How to configure an Athena Datasource¶
This guide will help you add an Athena instance (or a database) as a Datasource. This will allow you to validate tables and queries within this instance. When you use an Athena Datasource, the validation is done in Athena itself. Your data is not downloaded.
Prerequisites: This how-to guide assumes you have already:
Installed the pyathena package for the Athena sqlalchemy dialect (
pip install "pyathena[SQLAlchemy]"
)
Steps¶
Run the following CLI command to begin the interactive Datasource creation process:
Show Docs for V2 (Batch Kwargs) API
great_expectations datasource new
Show Docs for V3 (Batch Request) API
great_expectations --v3-api datasource new
Choose “other” from the list of database engines, when prompted.
Identify the connection string you would like Great Expectations to use to connect to Athena, using the examples below and the PyAthena documentation.
The following urls dont include credentials as it is recommended to use either the instance profile or the boto3 configuration file.

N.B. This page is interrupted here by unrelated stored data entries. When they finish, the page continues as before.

template <int EPI>
struct NtEpiArgs {
    float* C; float* C2; const float* bias; const float* H; const float* D; const float* Cadd;
    unsigned long long* mask;
    int zero_to, act_cols;
    bool vec_ok;
    bool c16, x16;
    static constexpr bool kMaskW = (EPI == NU_EPI_BIAS_RELU);
    static constexpr bool kMaskR = (EPI == NU_EPI_MUL_DRELU || EPI == NU_EPI_B_RELU);
    static constexpr bool kNeedH = (EPI == NU_EPI_MUL_DRELU || EPI == NU_EPI_MUL_DSP || EPI == NU_EPI_Q_SP ||
                                    EPI == NU_EPI_B_SP || EPI == NU_EPI_B_RELU);
    static constexpr bool kNeedD = (EPI == NU_EPI_Q_SP);
    static constexpr bool kNeedAdd = (EPI == NU_EPI_B_SP || EPI == NU_EPI_B_RELU);
    static constexpr bool kBias = (EPI <= NU_EPI_BIAS_SOFTPLUS);
};

template <int EPI, bool H16 = false>
static __device__ inline NtEpiArgs<EPI> nt_epi_args(const NuGemmNT& g, int z) {
    typedef NtEpiArgs<EPI> E;
    E a;
    a.c16 = H16 && (g.bf16 & NU_GEMM_C16) != 0;
    a.x16 = H16 && (g.bf16 & NU_GEMM_X16) != 0;
    const int ec = a.c16 ? 2 : 4, ex = a.x16 ? 2 : 4;
    auto off = [](const float* p, long long elems, int eb) { return reinterpret_cast<const float*>(reinterpret_cast<const char*>(p) + elems * eb); };
    a.C = const_cast<float*>(off(g.C, (long long)z * g.sC, ec));
    a.C2 = g.C2 ? const_cast<float*>(off(g.C2, (long long)z * g.sC2, ec)) : nullptr;
    a.bias = g.bias ? g.bias + (long long)z * g.sBias : nullptr;
    a.H = g.H ? off(g.H, (long long)z * g.sH, ex) : nullptr;
    a.D = g.D ? off(g.D, (long long)z * g.sD, ex) : nullptr;
    a.Cadd = g.Cadd ? off(g.Cadd, (long long)z * g.sCadd, ex) : nullptr;
    a.zero_to = g.zero_to > g.N ? g.zero_to : g.N;
    a.act_cols = g.act_cols > 0 ? g.act_cols : 0x7fffffff;
    a.mask = (E::kMaskW || E::kMaskR) ? g.mask : nullptr;
    const uintptr_t mc = a.c16 ? 7 : 15, mx = a.x16 ? 7 : 15;
    bool v = (((uintptr_t)a.C & mc) == 0) && ((g.ldc & 3) == 0);
    if (E::kNeedH) v = v && (((uintptr_t)a.H & mx) == 0) && ((g.ldh & 3) == 0);
    if (E::kNeedD) v = v && (((uintptr_t)a.D & mx) == 0) && ((g.ldd & 3) == 0) && (((uintptr_t)a.C2 & mc) == 0) && ((g.ldc2 & 3) == 0);
    if (E::kNeedAdd) v = v && (((uintptr_t)a.Cadd & mx) == 0) && ((g.ldadd & 3) == 0);
    a.vec_ok = v;
    return a;
}

static __device__ __forceinline__ f32x4 nu_bf16x4_to_f32(uint2 r) {
    f32x4 o;
    o[0] = __uint_as_float(r.x << 16); o[1] = __uint_as_float(r.x & 0xffff0000u);
    o[2] = __uint_as_float(r.y << 16); o[3] = __uint_as_float(r.y & 0xffff0000u);
    return o;
}
template <bool H16> static __device__ __forceinline__ f32x4 nt_ld4(const char* p, bool is16) {
    if (H16 && is16) return nu_bf16x4_to_f32(*reinterpret_cast<const uint2*>(p));
    return *reinterpret_cast<const f32x4*>(p);
}
template <bool H16> static __device__ __forceinline__ void nt_st4(char* p, f32x4 v, bool is16) {
// ... 6 lines not shown
}
template <bool H16> static __device__ __forceinline__ void nt_st1(float* base, long long idx, float v, bool is16) {
    if (H16 && is16) reinterpret_cast<__bf16*>(base)[idx] = (__bf16)v;
    else base[idx] = v;
}

template <int EPI>
static __device__ inline unsigned long long* nt_mask_words(const NtEpiArgs<EPI>& ea, const NuGemmNT& g, int mt, int nt, int z, int ntn, int wid) {
    const int ct = g.mask_ct0 + z * ntn + nt;
    return (ea.mask && ct < g.mask_nct) ? ea.mask + ((((long long)mt * g.mask_nct + ct) * 4 + wid) * 64) : nullptr;
}
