template <typename WT, int C, bool Q>
__global__ __launch_bounds__(DEN_THREADS) void k_den_cluster(const ClArgs ka) {
    extern __shared__ __attribute__((aligned(16))) float smem[];
    typedef ClW<WT> W; typedef ClG<C, Q> G;
    constexpr int A_DEF0 = cl_clamp(2 * G::TA - W::RU, 0, 2 * G::TA);
    constexpr int A_INL0 = cl_clamp(A_DEF0, 0, G::TA), A_INL1 = cl_clamp(A_DEF0 - G::TA, 0, G::TA), C_INL = cl_clamp(G::TB - W::RU, 0, G::TB);
    typedef ClSched<C, WT::MFMA, Q> SCH;
    constexpr bool WIN = SCH::WIN;
    const SeemeSampleArgs& A = ka.s;
    const DenLayout* __restrict__ lay = &ka.lay;
    const float* __restrict__ vp = ka.vp;
    const int tid = threadIdx.x, lane = tid & 63;
    const int wave = __builtin_amdgcn_readfirstlane(tid >> 6);
    int b, c;
    if (ka.placement == 0) { const int x = blockIdx.x & 7, j = blockIdx.x >> 3; b = x * (ka.clusters / 8) + j / C; c = j % C; }
    else { b = blockIdx.x / C; c = blockIdx.x % C; }
    if (b >= A.B) return;
    const bool epi = wave == 0;
    const int N = Q ? A.N : 1;
    typedef ClRes<C> R;
    constexpr bool RSD = !Q;
    const int stg_sz = VP_LAYER + STG_TT + N * 1024;
    const int ca_R = A.trow_per_sample ? 1 : A.steps;

    float* CONSTV = smem;
    float* KEEP = CONSTV + 768;
    float* STG = KEEP + 256;
    float* ROWS = STG + SEEME_DEN_NL * R::LAYER;
    float* XA = STG + (RSD ? R::FLOATS : 2 * stg_sz);
    float* XB = XA + 512;
    float* XH = XB + 512;
    float* SKF = XH + 2 * (G::NB > 128 ? G::NB : 128);
    float* QS = SKF + 1024;
    float* KS = QS + G::S;
    float* PART = KS + G::S;
    float* RES = PART + 256;
    int* FLG = reinterpret_cast<int*>(RES + 256);
    constexpr int XZERO = 512 + 512 + 2 * (G::NB > 128 ? G::NB : 128) + 1024;

    const __amdgpu_buffer_rsrc_t wg = __builtin_amdgcn_make_buffer_rsrc(const_cast<void*>(ka.wgc), 0, (int)ka.wgc_bytes, 0x00020000);
    unsigned long long* const xg = ka.xg + (size_t)b * G::G_TOTAL;
    const __amdgpu_buffer_rsrc_t xr_ = __builtin_amdgcn_make_buffer_rsrc(xg, 0, G::G_TOTAL * 8, 0x00020000);
    const unsigned voff = (unsigned)wave * (unsigned)(W::UL * 1024) + (unsigned)lane * 16u;
    const int col = lane & 15;
    const ClX xa = cl_xin<WT>(XA, lane), xb = cl_xin<WT>(XB, lane), xh = cl_xin<WT>(XH, lane);
    const float sa_scale = 1.f / 16.f;
    if (epi) __builtin_amdgcn_s_setprio(3);

    typedef const __attribute__((address_space(4))) int32_t* CI32;
    typedef const __attribute__((address_space(4))) float* CF32;
    const CI32 trow_c = (CI32)(uintptr_t)A.trow;
    const CF32 coef_c = (CF32)(uintptr_t)A.coef;
    int row = A.trow_per_sample ? trow_c[b] : trow_c[0];

    float4 xr = ld4(A.latents + (size_t)b * 256 + 4 * lane);
    for (int i = tid; i < 192; i += DEN_THREADS)
        st4(CONSTV + 4 * i, i < 64 ? ld4(vp + lay->pe0 + 4 * i) : (i < 128 ? ld4(vp + lay->fnw + 4 * (i - 64)) : ld4(vp + lay->fnb + 4 * (i - 128))));
    if constexpr (RSD) cl_load_resident<C>(wave, lane, STG, vp, lay, A.ttab + (size_t)row * SEEME_TROW, A, b, c, ca_R);
    else stage_dma<1, Q, 0, 0>(wave, lane, STG, vp, &lay->L[0], A.ttab + (size_t)row * SEEME_TROW, 0, A, b, N, 0, ca_R);
    for (int i = tid; i < XZERO / 4; i += DEN_THREADS) st4(XA + 4 * i, make_float4(0.f, 0.f, 0.f, 0.f));
    if (tid >= 1 && tid < 4) FLG[tid] = 0;
    bool dead = false, local = false;
    if (epi) {
        const unsigned my_xcc = __builtin_amdgcn_s_getreg(0x1814) & 15u;
        if (lane == 0) cl_store_granule(xg + G::G_BOOT + c, DCL_MAGIC_EPOCH, __uint_as_float(my_xcc), false);
        unsigned spins = 0, idv = 0;
        for (;;) {
            const unsigned long long x = __hip_atomic_load((dcl_gu64*)(xg + G::G_BOOT + (lane % C)), __ATOMIC_RELAXED, __HIP_MEMORY_SCOPE_AGENT);
            idv = (unsigned)x;
            if (__all((unsigned)(x >> 32) == DCL_MAGIC_EPOCH)) break;
            if (++spins > DCL_SPIN_LIMIT) { dead = true; if (lane == 0) atomicOr(ka.hdr, 1u); break; }
            __builtin_amdgcn_s_sleep(2);
        }
        local = !dead && __all(idv == my_xcc) && !(ka.flags & 1);
        if (lane == 0) { FLG[0] = local ? 1 : 0; if (local && c == 0) atomicAdd(ka.hdr + 1, 1u); }
    }
    wait_vmcnt0();
    __syncthreads();
    local = FLG[0] != 0;
    if (epi) {
        st4(KEEP + 4 * lane, xr);
        xr = f4_add(xr, ld4(CONSTV + 4 * lane));
        put_x<WT, 1>(XA, 0, 0, lane, xr);
        st4(RES + 4 * lane, xr);
    }
    ClRing<WT> ring;
    {
        const unsigned b0 = (unsigned)((0 * C + c) * G::NU) * W::UNIT_BYTES;
        cl_issue<WT, C, Q, 0>(ring, wave, voff, wg, b0, b0, false, false);
        cl_issue<WT, C, Q, 1>(ring, wave, voff, wg, b0, b0, false, false);
        if constexpr (W::RU == 4 && (!WIN || SCH::PRO == 4)) { cl_issue<WT, C, Q, 2>(ring, wave, voff, wg, b0, b0, false, false); cl_issue<WT, C, Q, 3>(ring, wave, voff, wg, b0, b0, false, false); }
    }
    __syncthreads();
    int cur = 0;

If you want Great Expectations to connect to your Athena instance (without specifying a particular database), the URL should be:
awsathena+rest://@athena.{region}.amazonaws.com/?s3_staging_dir={s3_path}
Note the url parameter “s3_staging_dir” needed for storing query results in S3.
If you want Great Expectations to connect to a particular database inside your Athena, the URL should be:
awsathena+rest://@athena.{region}.amazonaws.com/{database}?s3_staging_dir={s3_path}
Show Docs for V2 (Batch Kwargs) API
Enter the connection string when prompted (and press Enter when asked “Would you like to proceed? [Y/n]:”).
Should you need to modify your connection string, you can manually edit the
great_expectations/uncommitted/config_variables.yml
file.
Show Docs for V3 (Batch Request) API
You will be presented with a Jupyter Notebook which will guide you through the steps of creating a Datasource.
Follow the steps in this Jupyter Notebook including entering the connection string in the yaml configuration.
Additional notes¶
Environment variables can be used to store the SQLAlchemy URL instead of the file, if preferred - search documentation for “Managing Environment and Secrets”.